Brief ->
If a line in the listing below includes the string "device", pull it out.

"""

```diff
diff --git a/fhe-study_amd/csrc/zring.hip b/fhe-study_amd/csrc/zring.hip
--- a/fhe-study_amd/csrc/zring.hip
+++ b/fhe-study_amd/csrc/zring.hip
@@ -509,7 +509,9 @@
     int rc = bfv32_args(n, &a);
     if (rc != FHE_OK) return rc;
     void *wsv = nullptr;
-    if ((rc = fhe_workspace_get(1, (u64)2 * 4 * batch * 2 * n * 4, st, &wsv)) != FHE_OK) return rc;
+    const u64 fw_bytes = (u64)2 * 4 * batch * 2 * n * 4;
+    if ((rc = fhe_workspace_get(1, fw_bytes + fhe::bfv32_split_res_bytes(false, n, batch), st, &wsv)) != FHE_OK) return rc;
+    a.res = (uint32_t *)((unsigned char *)wsv + fw_bytes);
     a.src = (const u64 *)d_ab; a.fw = (uint32_t *)wsv; a.rows = 4 * (u64)batch; a.primes = 2; a.word32 = 1;
     a.below_p = bfv32_below_p(q, a, 2);
     if (a.below_p && (rc = fhe_check_canonical_words(q, d_ab, 4 * batch * n, st, "fhe_bfv_tensor_dev")) != FHE_OK) return rc;
@@ -541,9 +543,11 @@
     int rc = bfv32_args(n, &a);
     if (rc != FHE_OK) return rc;
     void *wsv = nullptr;
-    const u64 x_bytes = (u64)3 * batch * 2 * n * 4, park_bytes = (u64)2 * 2 * batch * n * 8;
+    const u64 x_bytes = (u64)3 * batch * 2 * n * 4, res_bytes = fhe::bfv32_split_res_bytes(true, n, batch);
+    const u64 park_bytes = res_bytes ? res_bytes : (u64)2 * 2 * batch * n * 8;
     if ((rc = fhe_workspace_get(1, x_bytes + park_bytes, st, &wsv)) != FHE_OK) return rc;
     a.park = (u64 *)((unsigned char *)wsv + x_bytes);
+    a.res = (uint32_t *)a.park;
     a.src = (const u64 *)d_c + 2 * (u64)batch * n; a.fw = (uint32_t *)wsv; a.rows = batch; a.primes = 3; a.word32 = 1;
     a.below_p = bfv32_below_p(q, a, 3);
     if (a.below_p && (rc = fhe_check_canonical_words(q, a.src, batch * n, st, "fhe_bfv_relinearize_dev (c2)")) != FHE_OK) return rc;
```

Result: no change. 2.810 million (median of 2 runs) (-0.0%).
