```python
class _TrainLoss(torch.autograd.Function):

    @staticmethod
    def forward(ctx, logits, labels, offs_t, feat, task_param, eps: float, ignore_index: int, lam: float, ce_scale: float):
        dev = _lib.require_gpu(logits, labels, offs_t, feat)
        if logits.dtype != torch.float32 or logits.stride(1) != 1:
            logits = logits.float().contiguous()
        if feat.dtype != torch.float32 or feat.stride(1) != 1:
            feat = feat.float().contiguous()
        N = logits.shape[0]
        T = offs_t.numel() - 1
        labels = _check_labels(labels, T, N)
        tp = None
        if task_param is not None:
            tp = task_param.detach().to(torch.float32).contiguous()
            if tp.numel() != T:
                raise _lib.AgnnError(f"task_param must have {T} entries, got {tp.numel()}")
        lib = _lib.load()
        ws = resident.scratch(dev, "train_loss", int(lib.agnn_train_loss_workspace_bytes()), zeroed=True)
        row_loss = torch.empty((T, N), dtype=torch.float32, device=dev)
        out = torch.empty((4 * T + 1,), dtype=torch.float32, device=dev)
        dlogits = torch.empty_like(logits)
        ctx.final = FINAL_GRADIENTS
        dfeat = None
        if ctx.final:
            dfeat = torch.empty_like(feat) if ctx.needs_input_grad[3] else None
            _lib.check(lib.agnn_train_loss_final_f32(logits.data_ptr(), logits.stride(0), offs_t.data_ptr(), T, labels.data_ptr(), N, float(eps),
                                                     int(ignore_index), feat.data_ptr(), feat.stride(0), feat.shape[1], float(lam),
                                                     _lib.ptr(tp), float(ce_scale), row_loss.data_ptr(), dlogits.data_ptr(), out.data_ptr(),
                                                     out[T:].data_ptr(), out[2 * T:].data_ptr(), out[2 * T + 1:].data_ptr(),
                                                     out[3 * T + 1:].data_ptr(), _lib.ptr(dfeat), dfeat.stride(0) if dfeat is not None else 0,
                                                     ws.data_ptr(), int(lib.agnn_train_loss_workspace_bytes()), _lib.stream_ptr(dev)),
                       "agnn_train_loss_final_f32")
        else:
            _lib.check(lib.agnn_train_loss_f32(logits.data_ptr(), logits.stride(0), offs_t.data_ptr(), T, labels.data_ptr(), N, float(eps),
                                               int(ignore_index), feat.data_ptr(), feat.stride(0), feat.shape[1], float(lam),
                                               _lib.ptr(tp), float(ce_scale), row_loss.data_ptr(), dlogits.data_ptr(), out.data_ptr(),
                                               out[T:].data_ptr(), out[2 * T:].data_ptr(), out[2 * T + 1:].data_ptr(),
                                               out[3 * T + 1:].data_ptr(), ws.data_ptr(), int(lib.agnn_train_loss_workspace_bytes()),
                                               _lib.stream_ptr(dev)), "agnn_train_loss_f32")
        ctx.save_for_backward(dlogits, offs_t, out, feat, *([dfeat] if dfeat is not None else []))
        ctx.lam = float(lam)
        ctx.T = T
        ctx.has_param = task_param is not None
        ctx.mark_non_differentiable(out)
        ctx.set_materialize_grads(False)
        return out[2 * T], out

    @staticmethod
    def backward(ctx, g, _g_parts):
        dlogits, offs_t, out, feat, *rest = ctx.saved_tensors
        dev = dlogits.device
        T = ctx.T
        want_param = ctx.has_param and ctx.needs_input_grad[4]
        if ctx.final:
            dfeat = rest[0] if rest else None
            if dfeat is None and ctx.needs_input_grad[3]:
                dfeat = (2.0 * ctx.lam / feat.numel()) * feat
            dparam = out[3 * T + 1:4 * T + 1] if want_param else None
            if g.data_ptr() == unit_gradient(dev).data_ptr():
                return dlogits, None, None, dfeat, dparam, None, None, None, None
            g = g.to(torch.float32)
            return (dlogits * g, None, None, dfeat * g if dfeat is not None else None, dparam * g if dparam is not None else None,
                    None, None, None, None)
        g = g.to(torch.float32).contiguous()
        dl = torch.empty_like(dlogits)
        dfeat = torch.empty_like(feat) if ctx.needs_input_grad[3] else None
        lib = _lib.load()
        _lib.check(lib.agnn_train_loss_bwd_f32(dlogits.data_ptr(), dlogits.stride(0), offs_t.data_ptr(), T, dlogits.shape[0],
                                               dlogits.shape[1], out[2 * T + 1:].data_ptr(), g.data_ptr(), dl.data_ptr(), dl.stride(0),
                                               feat.data_ptr(), feat.stride(0), feat.shape[1], ctx.lam, _lib.ptr(dfeat),
                                               dfeat.stride(0) if dfeat is not None else 0, _lib.stream_ptr(dev)),
                   "agnn_train_loss_bwd_f32")
        dparam = out[3 * T + 1:4 * T + 1] * g if want_param else None
# ... 52 lines not shown
```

"""

Solution to this exercise ->
        row_loss = torch.empty((T, N), dtype=torch.float32, device=dev)
        out = torch.empty((4 * T + 1,), dtype=torch.float32, device=dev)
        dev = dlogits.device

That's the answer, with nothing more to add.